The space is named after Maurice Fréchet and Pavel Urysohn.

Definitions[]

Let $(X,\tau )$ be a topological space. The sequential closure of $S$ in $(X,\tau )$ is the set:

{\begin{alignedat}{4}\operatorname {SeqCl} S:&=[S]_{\operatorname {seq} }:=\left\{x\in X~:~{\text{ there exists a sequence }}s_{\bullet }=\left(s_{i}\right)_{i=1}^{\infty }\subseteq S{\text{ in }}S{\text{ such that }}s_{\bullet }\to x{\text{ in }}(X,\tau )\right\}\end{alignedat}}

where $\operatorname {SeqCl} _{X}S$ or $\operatorname {SeqCl} _{(X,\tau )}S$ may be written if clarity is needed.

A topological space $(X,\tau )$ is said to be a Fréchet–Urysohn space if

\operatorname {Cl} _{X}S=\operatorname {SeqCl} _{X}S

for every subset $S\subseteq X,$ where $\operatorname {Cl} _{X}S$ denotes the closure of $S$ in $(X,\tau ).$

Sequentially open/closed sets[]

Suppose that $S\subseteq X$ is any subset of $X.$ A sequence $x_{1},x_{2},\ldots$ is eventually in $S$ if there exists a positive integer $N$ such that $x_{i}\in S$ for all indices $i\geq N.$

The set $S$ is called sequentially open if every sequence $\left(x_{i}\right)_{i=1}^{\infty }$ in $X$ that converges to a point of $S$ is eventually in $S$ ; Typically, if $X$ is understood then $\operatorname {SeqCl} S$ is written in place of $\operatorname {SeqCl} _{X}S.$

The set $S$ is called sequentially closed if $S=\operatorname {SeqCl} _{X}S,$ or equivalently, if whenever $x_{\bullet }=\left(x_{i}\right)_{i=1}^{\infty }$ is a sequence in $S$ converging to $x,$ then $x$ must also be in $S.$ The complement of a sequentially open set is a sequentially closed set, and vice versa.

Let

{\begin{alignedat}{4}\operatorname {SeqOpen} (X,\tau ):&=\left\{S\subseteq X~:~S{\text{ is sequentially open in }}(X,\tau )\right\}\\&=\left\{S\subseteq X~:~S=\operatorname {SeqInt} _{(X,\tau )}S\right\}\\\end{alignedat}}

denote the set of all sequentially open subsets of $(X,\tau ),$ where this may be denoted by $\operatorname {SeqOpen} X$ is the topology $\tau$ is understood. The set $\operatorname {SeqOpen} (X,\tau )$ is a topology on $X$ that is finer than the original topology $\tau .$ Every open (resp. closed) subset of $X$ is sequentially open (resp. sequentially closed), which implies that

\tau \subseteq \operatorname {SeqOpen} (X,\tau ).

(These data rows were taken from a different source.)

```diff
@@ -359,15 +435,16 @@
         const __amdgpu_buffer_rsrc_t rout =
             __builtin_amdgcn_make_buffer_rsrc((void *) (X + (size_t) row * (kM + 1)), 0, (kM + 1) * 8 * IO_ON, 0x00020000);
 
-        three_passes<false>(v, plane, T, aux, wave_sgpr, false, true);
+        const int cw = spectrum_wave(wave_sgpr);
+        three_passes<false>(v, plane, T, aux, wave_sgpr, cw, false, true);
 
         const int t4 = thread_id(wave_sgpr);
         const int lane = t4 & 63, wave = t4 >> 6;
-        const int kp = column_of(wave, lane);
-        const int partner_addr = partner_byte_addr(wave, lane);
+        const int kp = column_of(cw, lane);
+        const int partner_addr = partner_byte_addr(cw, lane);
         cf xk[16], xm[16];
         const cf zmid = v[br5(16)];
-        if (wave_sgpr == 0) {
+        if (cw == 0) {
 #pragma unroll
             for (int r = 16; r < 31; ++r) v[br5(r)] = lane == 0 ? v[br5(r + 1)] : v[br5(r)];
             v[br5(31)] = lane == 0 ? v[br5(0)] : v[br5(31)];
@@ -391,6 +468,7 @@
 
         f2 *stage = (f2 *) plane;
         const int skew = (int) ((((size_t) (X + (size_t) row * (kM + 1))) >> 3) & 15);
+        lds_barrier();
 #pragma unroll
         for (int k3 = 0; k3 < 16; ++k3) stage[kp + 1024 * k3] = to_f2(xk[k3]);
         const cf xk15 = xk[15];
@@ -432,7 +510,6 @@
             }
             if (m & 1) __builtin_amdgcn_sched_barrier(0);
         }
-        lds_barrier();
     }
 }
 
@@ -481,8 +558,10 @@
                                                   IssueNext issue_next) {
     f2 *stage = (f2 *) plane;
     const int t4 = thread_id(wave_sgpr);
-#pragma unroll
-    for (int p = 0; p < 32; p += 2) stage[t4 + 1024 * br5(p)] = to_f2(v[p]);
+    const int c4 = reader_column(t4);
+    lds_barrier();
+#pragma unroll
+    for (int p = 0; p < 32; p += 2) stage[c4 + 1024 * br5(p)] = to_f2(v[p]);
     issue_next(true);
     lds_barrier();
 #pragma unroll
@@ -495,7 +574,7 @@
     }
     lds_barrier();
 #pragma unroll
-    for (int p = 1; p < 32; p += 2) stage[t4 + 1024 * (br5(p) - 16)] = to_f2(v[p]);
+    for (int p = 1; p < 32; p += 2) stage[c4 + 1024 * (br5(p) - 16)] = to_f2(v[p]);
     issue_next(false);
     lds_barrier();
 #pragma unroll
@@ -506,7 +585,6 @@
         __builtin_amdgcn_raw_buffer_store_b128(__builtin_bit_cast(u4, q), rout, (kM / 2 + k) * 8, 0, kStream);
         if (m & 1) __builtin_amdgcn_sched_barrier(0);
     }
-    lds_barrier();
 }
 
 __device__ __forceinline__ void unzip_rows(cf (&v)[32]) {
@@ -554,7 +632,7 @@
         inverse_prepass_direct(v, y_mid, aux, wave_sgpr);
         constexpr int kEarly = DSC_IRFFT_EARLY_PAIRS;
         cf early[kEarly > 0 ? 2 * kEarly : 1];
-        three_passes<true>(v, plane, T, aux, wave_sgpr, true, false, [&]() {
+        three_passes<true>(v, plane, T, aux, wave_sgpr, wave_sgpr, true, false, [&]() {
             if constexpr (kEarly > 0) {
                 const int t3 = thread_id(wave_sgpr);
                 const int c3 = column_of(t3 >> 6, t3 & 63);
@@ -635,11 +713,12 @@
             (void *) (x + (size_t) next_row * in_pitch), 0, next_row < batch ? in_len * 4 : 0, 0x00020000);
         const __amdgpu_buffer_rsrc_t rout =
             __builtin_amdgcn_make_buffer_rsrc((void *) (y + (size_t) row * 65536), 0, 65536 * 4, 0x00020000);
-        three_passes<false>(v, plane, T, aux, wave_sgpr, false, true);
+        const int cw = spectrum_wave(wave_sgpr);
+        three_passes<false>(v, plane, T, aux, wave_sgpr, cw, false, true);
 
         {
             const int t1 = thread_id(wave_sgpr);
-            const int lane = t1 & 63, wave = t1 >> 6;
+            const int lane = t1 & 63, wave = cw;
             const int c = column_of(wave, lane);
             const int partner_addr = partner_byte_addr(wave, lane);
             const cf wc = to_cf(aux[kAuxW65536 + c]);
@@ -701,7 +780,7 @@
         for (int r = 0; r < 32; ++r) z[r] = v[br5(r)];
         constexpr int kEarlyX = DSC_FILTER_EARLY_LOADS;
         cf early[kEarlyX > 0 ? kEarlyX : 1];
-        three_passes<true>(z, plane, T, aux, wave_sgpr, true, false, [&]() {
+        three_passes<true>(z, plane, T, aux, wave_sgpr, cw, true, false, [&]() {
             if constexpr (kEarlyX > 0) {
                 const int off = thread_id(wave_sgpr) * 8;
 #pragma unroll
```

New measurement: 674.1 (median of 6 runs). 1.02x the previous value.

Strong Fréchet–Urysohn space[]

A topological space $X$ is a strong Fréchet–Urysohn space if for every point $x\in X$ and every sequence $A_{1},A_{2},\ldots$ of subsets of the space $X$ such that $x\in \bigcap _{n}{\overline {A_{n}}},$ there exist a sequence $\left(a_{i}\right)_{i=1}^{\infty }$ in $X$ such that $a_{i}\in A_{i}$ for every $i\in \mathbb {N}$ and $\left(a_{i}\right)_{i=1}^{\infty }\to x$ in $(X,\tau ).$ The above properties can be expressed as selection principles.

Contrast to sequential spaces[]

Every open subset of $X$ is sequentially open and every closed set is sequentially closed. However, the converses are in general not true. The spaces for which the converses are true are called sequential spaces; that is, a sequential space is a topological space in which every sequentially open subset is necessarily open, or equivalently, it is a space in which every sequentially closed subset is necessarily closed. Every Fréchet-Urysohn space is a sequential space but there are sequential spaces that are not Fréchet-Urysohn spaces.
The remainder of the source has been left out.